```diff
@@ -498,12 +508,13 @@
     dec = 0; don = 0; rfx = 0; goal = false;
     int done_code = -1;
     if (i < a.n) {
+      if constexpr (PIPE) pp.ptr()->more = p + 1 < a.n_periods;
       const int ext = (a.mode == MODE_EXTERNAL) ? (int)a.actions[i] : 2;
       if (a.mode == MODE_EXTERNAL) {
         const int ax = ext & 3, ay = (ext >> 2) & 3;
         if (ax > 2 || ay > 2 || (ext >> 4) || (!a.c.two_axis && ay != 0 && ay != 2)) atomicAdd(&a.stats->bad_actions, 1ull);
       }
-      const StepOut o = agent_period<TICK, XMODE>(cfgk, tc, a.mdp, a.mdp_run, e, qx, a.qa, a.qb, a.mode, a.eps_thr, ext, a.seed, (uint32_t)(a.env_id_offset + i), a.step_index + p, d->mgr0[p], d->sched[p], kv);
+      const StepOut o = agent_period<TICK, XMODE, false, PIPE>(cfgk, tc, a.mdp, a.mdp_run, e, qx, a.qa, a.qb, a.mode, a.eps_thr, ext, a.seed, (uint32_t)(a.env_id_offset + i), a.step_index + p, d->mgr0[p], d->sched[p], kv, pp.ptr());
       DQL_SECTION("accumulate");
       const bool okx = (unsigned)o.cell < 2u * DQL_N_CELLS, oky = (unsigned)o.cell_y < 2u * DQL_N_CELLS;
       if ((o.cell >= 0 && !okx) || (o.cell_y >= 0 && !oky)) atomicAdd(d->faults, (unsigned long long)((o.cell >= 0 && !okx) + (o.cell_y >= 0 && !oky)));
```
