__global__ void __launch_bounds__(RD_THREADS, 2) readout_fwd_kernel(const RdFwd p) {
    __shared__ __align__(16) float xs[RD_WARPS][NB][DI];
    __shared__ double red[RD_WARPS][2][DH];
    const int lane = threadIdx.x & 31, warp = threadIdx.x >> 5;
    const long long gw = (long long)blockIdx.x * RD_WARPS + warp, nw = (long long)gridDim.x * RD_WARPS;
    const RdParams& P = p.P;
    const float sc = p.p_drop > 0.f ? 1.0f / (1.0f - p.p_drop) : 1.0f;
    const bool train = p.training != 0;
    float w[DI];
#pragma unroll
    for (int k = 0; k < DI; ++k) w[k] = __ldg(P.W1 + lane * DI + k);
    const float b1 = __ldg(P.b1 + lane);
    double s = 0.0, q = 0.0;
    for (long long n0 = gw * NB; n0 < p.N; n0 += nw * NB) {
#pragma unroll
        for (int i = 0; i < NB; ++i)
            if (n0 + i < p.N) *reinterpret_cast<float2*>(&xs[warp][i][2 * lane]) = __ldg(reinterpret_cast<const float2*>(p.x + (n0 + i) * DI) + lane);
        __syncwarp();
#pragma unroll
        for (int i = 0; i < NB; ++i) {
            if (n0 + i < p.N) {
                const float y = dot64(xs[warp][i], w, b1);
                p.saved[(n0 + i) * 64 + lane] = y;
                s += (double)y; q += (double)y * (double)y;
            }
        }
        __syncwarp();
    }
    float mean1, is1;
    if (train) {
        red[warp][0][lane] = s; red[warp][1][lane] = q;
        __syncthreads();
        if (warp == 0) {
            double a = 0.0, b = 0.0;
            for (int v = 0; v < RD_WARPS; ++v) { a += red[v][0][lane]; b += red[v][1][lane]; }
            atomicAdd(p.acc + lane, a); atomicAdd(p.acc + DH + lane, b);
        }
        mgv_grid_sync(p.bar, gridDim.x);
        const double m = __ldcg(p.acc + lane) / (double)p.N;
        const double var = fmax(__ldcg(p.acc + DH + lane) / (double)p.N - m * m, 0.0);
        mean1 = (float)m; is1 = (float)(1.0 / sqrt(var + (double)p.eps));
        if (blockIdx.x == 0 && warp == 0) {
            p.stats[lane] = mean1; p.stats[DH + lane] = is1;
            const double unb = p.N > 1 ? var * (double)p.N / (double)(p.N - 1) : var;
            P.rm1[lane] = (1.0f - p.momentum) * P.rm1[lane] + p.momentum * mean1;
            P.rv1[lane] = (1.0f - p.momentum) * P.rv1[lane] + p.momentum * (float)unb;
        }
    } else {
        mean1 = __ldg(P.rm1 + lane); is1 = rsqrtf(__ldg(P.rv1 + lane) + p.eps);
        if (blockIdx.x == 0 && warp == 0) { p.stats[lane] = mean1; p.stats[DH + lane] = is1; }
    }
    float w2[DH];
#pragma unroll
    for (int j = 0; j < DH; ++j) w2[j] = __ldg(P.W2 + lane * DH + j);
    const float g1 = __ldg(P.g1 + lane) * is1, o1 = __ldg(P.be1 + lane) - mean1 * g1, b2 = __ldg(P.b2 + lane);
    s = 0.0; q = 0.0;
    for (long long n0 = gw * NB; n0 < p.N; n0 += nw * NB) {
        float y1[NB], k1[NB], y2[NB];
#pragma unroll
        for (int i = 0; i < NB; ++i) y1[i] = (n0 + i < p.N) ? p.saved[(n0 + i) * 64 + lane] : 0.f;
#pragma unroll
        for (int i = 0; i < NB; ++i) k1[i] = train ? keep_scale(p.seed, n0 + i, 0, lane, p.p_drop, sc) : 1.0f;
#pragma unroll
        for (int i = 0; i < NB; ++i) y2[i] = dot32(fmaxf(fmaf(y1[i], g1, o1), 0.f) * k1[i], w2, b2);
#pragma unroll
        for (int i = 0; i < NB; ++i) {
            if (n0 + i < p.N) {
                p.saved[(n0 + i) * 64 + DH + lane] = y2[i];
                s += (double)y2[i]; q += (double)y2[i] * (double)y2[i];
            }
            if (p.mask) {
                const unsigned bits = __ballot_sync(0xffffffffu, k1[i] != 0.f);
                if (lane == 0 && n0 + i < p.N) p.mask[(n0 + i) * 2] = bits;
            }
        }
    }
    float mean2, is2;
    if (train) {
        __syncthreads();
        red[warp][0][lane] = s; red[warp][1][lane] = q;
        __syncthreads();
        if (warp == 0) {
            double a = 0.0, b = 0.0;
            for (int v = 0; v < RD_WARPS; ++v) { a += red[v][0][lane]; b += red[v][1][lane]; }
            atomicAdd(p.acc + 2 * DH + lane, a); atomicAdd(p.acc + 3 * DH + lane, b);
        }
        mgv_grid_sync(p.bar, gridDim.x);
        const double m = __ldcg(p.acc + 2 * DH + lane) / (double)p.N;
        const double var = fmax(__ldcg(p.acc + 3 * DH + lane) / (double)p.N - m * m, 0.0);
        mean2 = (float)m; is2 = (float)(1.0 / sqrt(var + (double)p.eps));
        if (blockIdx.x == 0 && warp == 0) {
            p.stats[2 * DH + lane] = mean2; p.stats[3 * DH + lane] = is2;
            const double unb = p.N > 1 ? var * (double)p.N / (double)(p.N - 1) : var;
            P.rm2[lane] = (1.0f - p.momentum) * P.rm2[lane] + p.momentum * mean2;
            P.rv2[lane] = (1.0f - p.momentum) * P.rv2[lane] + p.momentum * (float)unb;
        }
    } else {
        mean2 = __ldg(P.rm2 + lane); is2 = rsqrtf(__ldg(P.rv2 + lane) + p.eps);
        if (blockIdx.x == 0 && warp == 0) { p.stats[2 * DH + lane] = mean2; p.stats[3 * DH + lane] = is2; }
    }
    const float g2 = __ldg(P.g2 + lane) * is2, o2 = __ldg(P.be2 + lane) - mean2 * g2, w3 = __ldg(P.W3 + lane), b3 = __ldg(P.b3);
    double lsum = 0.0;
    for (long long n0 = gw * NB; n0 < p.N; n0 += nw * NB) {
        float y2[NB], k2[NB], y3[NB];
#pragma unroll
        for (int i = 0; i < NB; ++i) y2[i] = (n0 + i < p.N) ? p.saved[(n0 + i) * 64 + DH + lane] : 0.f;
#pragma unroll
        for (int i = 0; i < NB; ++i) k2[i] = train ? keep_scale(p.seed, n0 + i, 1, lane, p.p_drop, sc) : 1.0f;
#pragma unroll
        for (int i = 0; i < NB; ++i) y3[i] = fmaxf(fmaf(y2[i], g2, o2), 0.f) * k2[i] * w3;
#pragma unroll
        for (int o = 16; o > 0; o >>= 1)
#pragma unroll
            for (int i = 0; i < NB; ++i) y3[i] += __shfl_xor_sync(0xffffffffu, y3[i], o);
#pragma unroll
        for (int i = 0; i < NB; ++i) {
            const long long n = n0 + i;
            const float pr = fminf(fmaxf(y3[i] + b3, 0.f), 1.f);
            if (p.mask) {
                const unsigned bits = __ballot_sync(0xffffffffu, k2[i] != 0.f);
                if (lane == 0 && n < p.N) p.mask[n * 2 + 1] = bits;
            }
            if (lane == 0 && n < p.N) {
                p.pred[n] = pr;
                if (p.target) lsum += (double)fabsf(pr - __ldg(p.target + n));
            }
        }
    }
    if (p.target) {
        __syncthreads();
        if (lane == 0) red[warp][0][0] = lsum;
        __syncthreads();
        if (threadIdx.x == 0) {
            double a = 0.0;
            for (int v = 0; v < RD_WARPS; ++v) a += red[v][0][0];
            atomicAdd(p.acc + 4 * DH, a);
        }
        mgv_grid_sync(p.bar, gridDim.x);
        if (blockIdx.x == 0 && threadIdx.x == 0) p.loss[0] = (float)(__ldcg(p.acc + 4 * DH) / (double)(p.N > 0 ? p.N : 1));
    }
}

template <int NV>
__device__ __forceinline__ void block_tree_add(float (&v)[NV], float* scratch, int warp, int lane) {
#pragma unroll 1
    for (int half = RD_WARPS / 2; half >= 1; half >>= 1) {
        if (warp >= half && warp < 2 * half) {
#pragma unroll
            for (int i = 0; i < NV; ++i) scratch[((warp - half) * NV + i) * 32 + lane] = v[i];
        }
        __syncthreads();
        if (warp < half) {
#pragma unroll
            for (int i = 0; i < NV; ++i) v[i] += scratch[(warp * NV + i) * 32 + lane];
        }
        __syncthreads();
    }
}
constexpr int RD_SCRATCH_BYTES = (RD_WARPS / 2) * 65 * 32 * 4;
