#if defined(TINYMPC_FUSED_NX) && defined(TINYMPC_FUSED_NU)
#define TINYMPC_FUSED 1
constexpr bool fused_shape(int na, int nb) { return na == TINYMPC_FUSED_NX && nb == TINYMPC_FUSED_NU; }
#define FUSED_ROW_OPERANDS [c0] "i"(TINYMPC_FUSED_NX) DPP_REP(TINYMPC_FUSED_NX, DPP_ROW_A) DPP_REP(TINYMPC_FUSED_NU, DPP_ROW_B)
#else
constexpr bool fused_shape(int, int) { return false; }
#endif
#define BWD_COL_A(k, p) DPP_FMA("acc", "sa", "a" #k, #k, "0xf")
#define BWD_COL_B(k, p) DPP_FMA("acc", "sb", "b" #k, "%[c0]+" #k, "0xf")
#define FWD_COL_A(k, p) DPP_FMA("t", "xi", "a" #k, #k, "0xf")
#define FWD_COL_B(k, p) DPP_FMA("xn", "t", "b" #k, "%[c0]+" #k, "0xf")
#define FWD_COL_B_INPLACE(k, p) DPP_FMA("t", "t", "b" #k, "%[c0]+" #k, "%[bm]")
template <int NA, int NB>
__device__ __forceinline__ void fused_backward_step(double& qlo, double& acc, double vn, double g, double qx, double rho, double smask, double cb,
                                                    double sa, double sb, const double* ma, const double* mb_) {
#ifdef TINYMPC_FUSED
    if constexpr (fused_shape(NA, NB)) {
        double tmp;
        asm("v_add_f64 %[tmp], %[vn], -%[g]\n\t"
            "v_fma_f64 %[qlo], -%[rho], %[tmp], %[qx]\n\t"
            "v_fma_f64 %[acc], %[qlo], %[smask], %[cb]\n\t"
            DPP_REP(TINYMPC_FUSED_NX, BWD_COL_A) DPP_REP(TINYMPC_FUSED_NU, BWD_COL_B)
            : [qlo] "=&v"(qlo), [acc] "=&v"(acc), [tmp] "=&v"(tmp)
            : [vn] "v"(vn), [g] "v"(g), [qx] "v"(qx), [rho] "v"(rho), [smask] "v"(smask), [cb] "v"(cb), [sa] "v"(sa), [sb] "v"(sb), FUSED_ROW_OPERANDS);
    }
#endif
}
template <int NA, int NB>
__device__ __forceinline__ void fused_backward_step_soc(double& qlo, double& acc, double vn, double g, double qx, double w, double rho,
                                                        double smask, double cb, double sa, double sb, const double* ma, const double* mb_) {
#ifdef TINYMPC_FUSED
    if constexpr (fused_shape(NA, NB)) {
        double tmp;
        asm("v_add_f64 %[tmp], %[vn], -%[g]\n\t"
            "v_fma_f64 %[qlo], -%[rho], %[tmp], %[qx]\n\t"
            "v_fma_f64 %[qlo], -%[rho], %[w], %[qlo]\n\t"
            "v_fma_f64 %[acc], %[qlo], %[smask], %[cb]\n\t"
            DPP_REP(TINYMPC_FUSED_NX, BWD_COL_A) DPP_REP(TINYMPC_FUSED_NU, BWD_COL_B)
            : [qlo] "=&v"(qlo), [acc] "=&v"(acc), [tmp] "=&v"(tmp)
            : [vn] "v"(vn), [g] "v"(g), [qx] "v"(qx), [rho] "v"(rho), [smask] "v"(smask), [cb] "v"(cb), [sa] "v"(sa), [sb] "v"(sb),
              [w] "v"(w), FUSED_ROW_OPERANDS);
    }
#endif
}
template <int NA, int NB, bool INPLACE = false>
__device__ __forceinline__ void fused_forward_step(double& tt, double& vn, double& t, double& xn, double xi, double g, double lo, double hi,
                                                   const double* ma, const double* mb_) {
#ifdef TINYMPC_FUSED
    if constexpr (fused_shape(NA, NB) && !(INPLACE && TINYMPC_FUSED_NX % 4 == 0)) {
        double vm;
        asm("v_add_f64 %[tt], %[xi], %[g]\n\t"
            "v_max_f64 %[vm], %[lo], %[tt]\n\t"
            DPP_REP(TINYMPC_FUSED_NX, FWD_COL_A)
            "v_min_f64 %[vn], %[hi], %[vm]\n\t"
            "v_mov_b64 %[xn], %[t]\n\t"
            DPP_REP(TINYMPC_FUSED_NU, FWD_COL_B)
            : [tt] "=&v"(tt), [vm] "=&v"(vm), [vn] "=&v"(vn), [xn] "=&v"(xn), [t] "+&v"(t)
            : [xi] "v"(xi), [g] "v"(g), [lo] "v"(lo), [hi] "v"(hi), FUSED_ROW_OPERANDS);
    }
    if constexpr (fused_shape(NA, NB) && INPLACE && TINYMPC_FUSED_NX % 4 == 0) {
        asm("v_add_f64 %[tt], %[xi], %[g]\n\t"
            DPP_REP(TINYMPC_FUSED_NX, FWD_COL_A)
            "v_max_f64 %[vn], %[lo], %[tt]\n\t"
            "v_min_f64 %[vn], %[hi], %[vn]\n\t"
            DPP_REP(TINYMPC_FUSED_NU, FWD_COL_B_INPLACE)
            : [tt] "=&v"(tt), [vn] "=&v"(vn), [t] "+&v"(t)
            : [xi] "v"(xi), [g] "v"(g), [lo] "v"(lo), [hi] "v"(hi), [bm] "i"((1 << (TINYMPC_FUSED_NX / 4)) - 1), FUSED_ROW_OPERANDS);
        xn = t;
    }
#endif
}
#if defined(TINYMPC_FUSED) && TINYMPC_FUSED_NX + TINYMPC_FUSED_NU <= 8
#define TINYMPC_FUSED_HALF 1
#endif
#define HBWD_COL_A_LO(k, p) DPP_FMA("acc", "sa", "a" #k, #k, "0x3")
#define HBWD_COL_A_HI(k, p) DPP_FMA("acc", "sa", "a" #k, "8+" #k, "0xc")
#define HBWD_COL_B_LO(k, p) DPP_FMA("acc", "sb", "b" #k, "%[c0]+" #k, "0x3")
#define HBWD_COL_B_HI(k, p) DPP_FMA("acc", "sb", "b" #k, "8+%[c0]+" #k, "0xc")
#define HFWD_COL_A_LO(k, p) DPP_FMA("t", "xi", "a" #k, #k, "0x3")
#define HFWD_COL_A_HI(k, p) DPP_FMA("t", "xi", "a" #k, "8+" #k, "0xc")
#define HFWD_COL_B_LO(k, p) DPP_FMA("xn", "t", "b" #k, "%[c0]+" #k, "0x3")
#define HFWD_COL_B_HI(k, p) DPP_FMA("xn", "t", "b" #k, "8+%[c0]+" #k, "0xc")
template <int NA, int NB>
__device__ __forceinline__ void fused_backward_step_half(double& qlo, double& acc, double& dnp, double& tmpn, double tmp, double vnn, double gn, double qx,
                                                         double rho, double smask, double cb, double nim, double cf, double sa, double sb,
                                                         const double* ma, const double* mb_) {
#ifdef TINYMPC_FUSED_HALF
    if constexpr (fused_shape(NA, NB)) {
        asm("v_fma_f64 %[qlo], -%[rho], %[tmp], %[qx]\n\t"
            "v_fma_f64 %[acc], %[qlo], %[smask], %[cb]\n\t"
            "v_fma_f64 %[dnp], %[sa], %[nim], %[cf]\n\t"
            DPP_REP(TINYMPC_FUSED_NX, HBWD_COL_A_LO) DPP_REP(TINYMPC_FUSED_NU, HBWD_COL_B_LO)
            "v_add_f64 %[tmpn], %[vnn], -%[gn]\n\t"
            DPP_REP(TINYMPC_FUSED_NX, HBWD_COL_A_HI) DPP_REP(TINYMPC_FUSED_NU, HBWD_COL_B_HI)
            : [qlo] "=&v"(qlo), [acc] "=&v"(acc), [dnp] "=&v"(dnp), [tmpn] "=&v"(tmpn)
            : [tmp] "v"(tmp), [vnn] "v"(vnn), [gn] "v"(gn), [qx] "v"(qx), [rho] "v"(rho), [smask] "v"(smask), [cb] "v"(cb),
              [nim] "v"(nim), [cf] "v"(cf), [sa] "v"(sa), [sb] "v"(sb), FUSED_ROW_OPERANDS);
    }
#endif
}
template <int NA, int NB>
__device__ __forceinline__ void fused_forward_step_half(double& tt, double& vn, double& t, double& xn, double& gnew, double xi, double g,
                                                        double lo, double hi, const double* ma, const double* mb_) {
#ifdef TINYMPC_FUSED_HALF
    if constexpr (fused_shape(NA, NB)) {
        double vm;
        asm("v_add_f64 %[tt], %[xi], %[g]\n\t"
            "v_max_f64 %[vm], %[lo], %[tt]\n\t"
            DPP_REP(TINYMPC_FUSED_NX, HFWD_COL_A_LO)
            "v_min_f64 %[vn], %[hi], %[vm]\n\t"
            DPP_REP(TINYMPC_FUSED_NX, HFWD_COL_A_HI)
            "v_mov_b64 %[xn], %[t]\n\t"
            "v_add_f64 %[gnew], %[tt], -%[vn]\n\t"
            DPP_REP(TINYMPC_FUSED_NU, HFWD_COL_B_LO)
            "s_nop 0\n\t"
            DPP_REP(TINYMPC_FUSED_NU, HFWD_COL_B_HI)
            : [tt] "=&v"(tt), [vm] "=&v"(vm), [vn] "=&v"(vn), [xn] "=&v"(xn), [t] "+&v"(t), [gnew] "=&v"(gnew)
            : [xi] "v"(xi), [g] "v"(g), [lo] "v"(lo), [hi] "v"(hi), FUSED_ROW_OPERANDS);
    }
#endif
}

__device__ __forceinline__ double vmax64(double a, double b) {
    double r;
    asm("v_max_f64 %0, %1, %2" : "=v"(r) : "v"(a), "v"(b));
    return r;
}
__device__ __forceinline__ double vmin64(double a, double b) {
    double r;
    asm("v_min_f64 %0, %1, %2" : "=v"(r) : "v"(a), "v"(b));
    return r;
}
__device__ __forceinline__ double pinned_sub64(double a, double b) {
    double r = a - b;
    asm volatile("" : "+v"(r));
    return r;
}
__device__ __forceinline__ double vclamp64(double lo, double hi, double t) {
    double r;
    asm("v_max_f64 %0, %1, %2\n\tv_min_f64 %0, %3, %0" : "=&v"(r) : "v"(lo), "v"(t), "v"(hi));
    return r;
}

__device__ __forceinline__ double vmax_abs64(double a, double b) {
    double r;
    asm("v_max_f64 %0, %1, |%2|" : "=v"(r) : "v"(a), "v"(b));
    return r;
}
template <bool OPAQUE>
// ... 114 lines not shown

#ifndef TINYMPC_LIN_WAVES
#define TINYMPC_LIN_WAVES 0
#endif
constexpr long solve_kernel_lin_lds(int nx, int nu, int n, bool soc, int lin, int kmax, bool ub) {
    const int nz = nx + nu, csl = (nz + 1) | 1, cs = (nz + 1) | 1;
    return 8L * (nx * 16 + (ub ? 2 : 2 * n * 16) + ((lin & 1) ? 3 * kmax * 16 + 2 * 4 * n * csl : 0) +
                 ((lin & 2) ? 3 * n * kmax * 16 + 2 * 4 * n * csl : 0) + (soc ? (4 * n + 1) * 3 * cs : 0));
}
constexpr bool solve_kernel_lin_planes(int nx, int nu, int n, bool soc, int lin, int kmax, bool ub) {
    return lin != 0 && solve_kernel_lin_lds(nx, nu, n, soc, lin, kmax, ub) <= 64 * 1024 - 512;
}
constexpr int solve_kernel_lin_waves(int nx, int nu, int n, bool soc, int lin, int kmax, bool ub) {
    if (!solve_kernel_lin_planes(nx, nu, n, soc, lin, kmax, ub)) return 1;
    if (TINYMPC_LIN_WAVES > 0) return TINYMPC_LIN_WAVES;
    return (solve_kernel_waves_per_simd(nx + nu, n, soc) == 2 && 8 * solve_kernel_lin_lds(nx, nu, n, soc, lin, kmax, ub) <= 158 * 1024) ? 2 : 1;
}
template <int NF, int KMAX_, int LW_, int LPI_>
__device__ __forceinline__ void project_halfspace_columns(const int t, const int inst, const int n, const int csl, const int R0, const int S0,
                                                          double* pv, double* pg, const double* tab, const int tab_stride, const int nk) {
#pragma clang fp contract(off)
    for (int c = S0 + t; c < n; c += LPI_) {
        const int at = (inst * n + c) * csl + R0;
        const double* tk = tab + c * tab_stride;
        double z[NF], t0[NF];
#pragma unroll
        for (int r = 0; r < NF; ++r) { z[r] = pv[at + r]; t0[r] = z[r]; }
        for (int k = 0; k < nk; ++k) {
            double cv = 0.0;
#pragma unroll
            for (int r = 0; r < NF; ++r) { const double pr = tk[k * LW_ + R0 + r] * z[r]; cv = cv + pr; }
            const double bk = tk[KMAX_ * LW_ + k * LW_ + R0];
            if (cv > bk) {
                const double dist = (cv - bk) / tk[2 * KMAX_ * LW_ + k * LW_ + R0];
#pragma unroll
                for (int r = 0; r < NF; ++r) { const double pr = dist * tk[k * LW_ + R0 + r]; z[r] = z[r] - pr; }
            }
        }
#pragma unroll
        for (int r = 0; r < NF; ++r) { pv[at + r] = z[r]; pg[at + r] = t0[r] - z[r]; }
    }
}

* * * *

Activity: Which lines in the material contain the word "inst"? Pull each of them out.

Result for this exercise:
__device__ __forceinline__ void project_halfspace_columns(const int t, const int inst, const int n, const int csl, const int R0, const int S0,
        const int at = (inst * n + c) * csl + R0;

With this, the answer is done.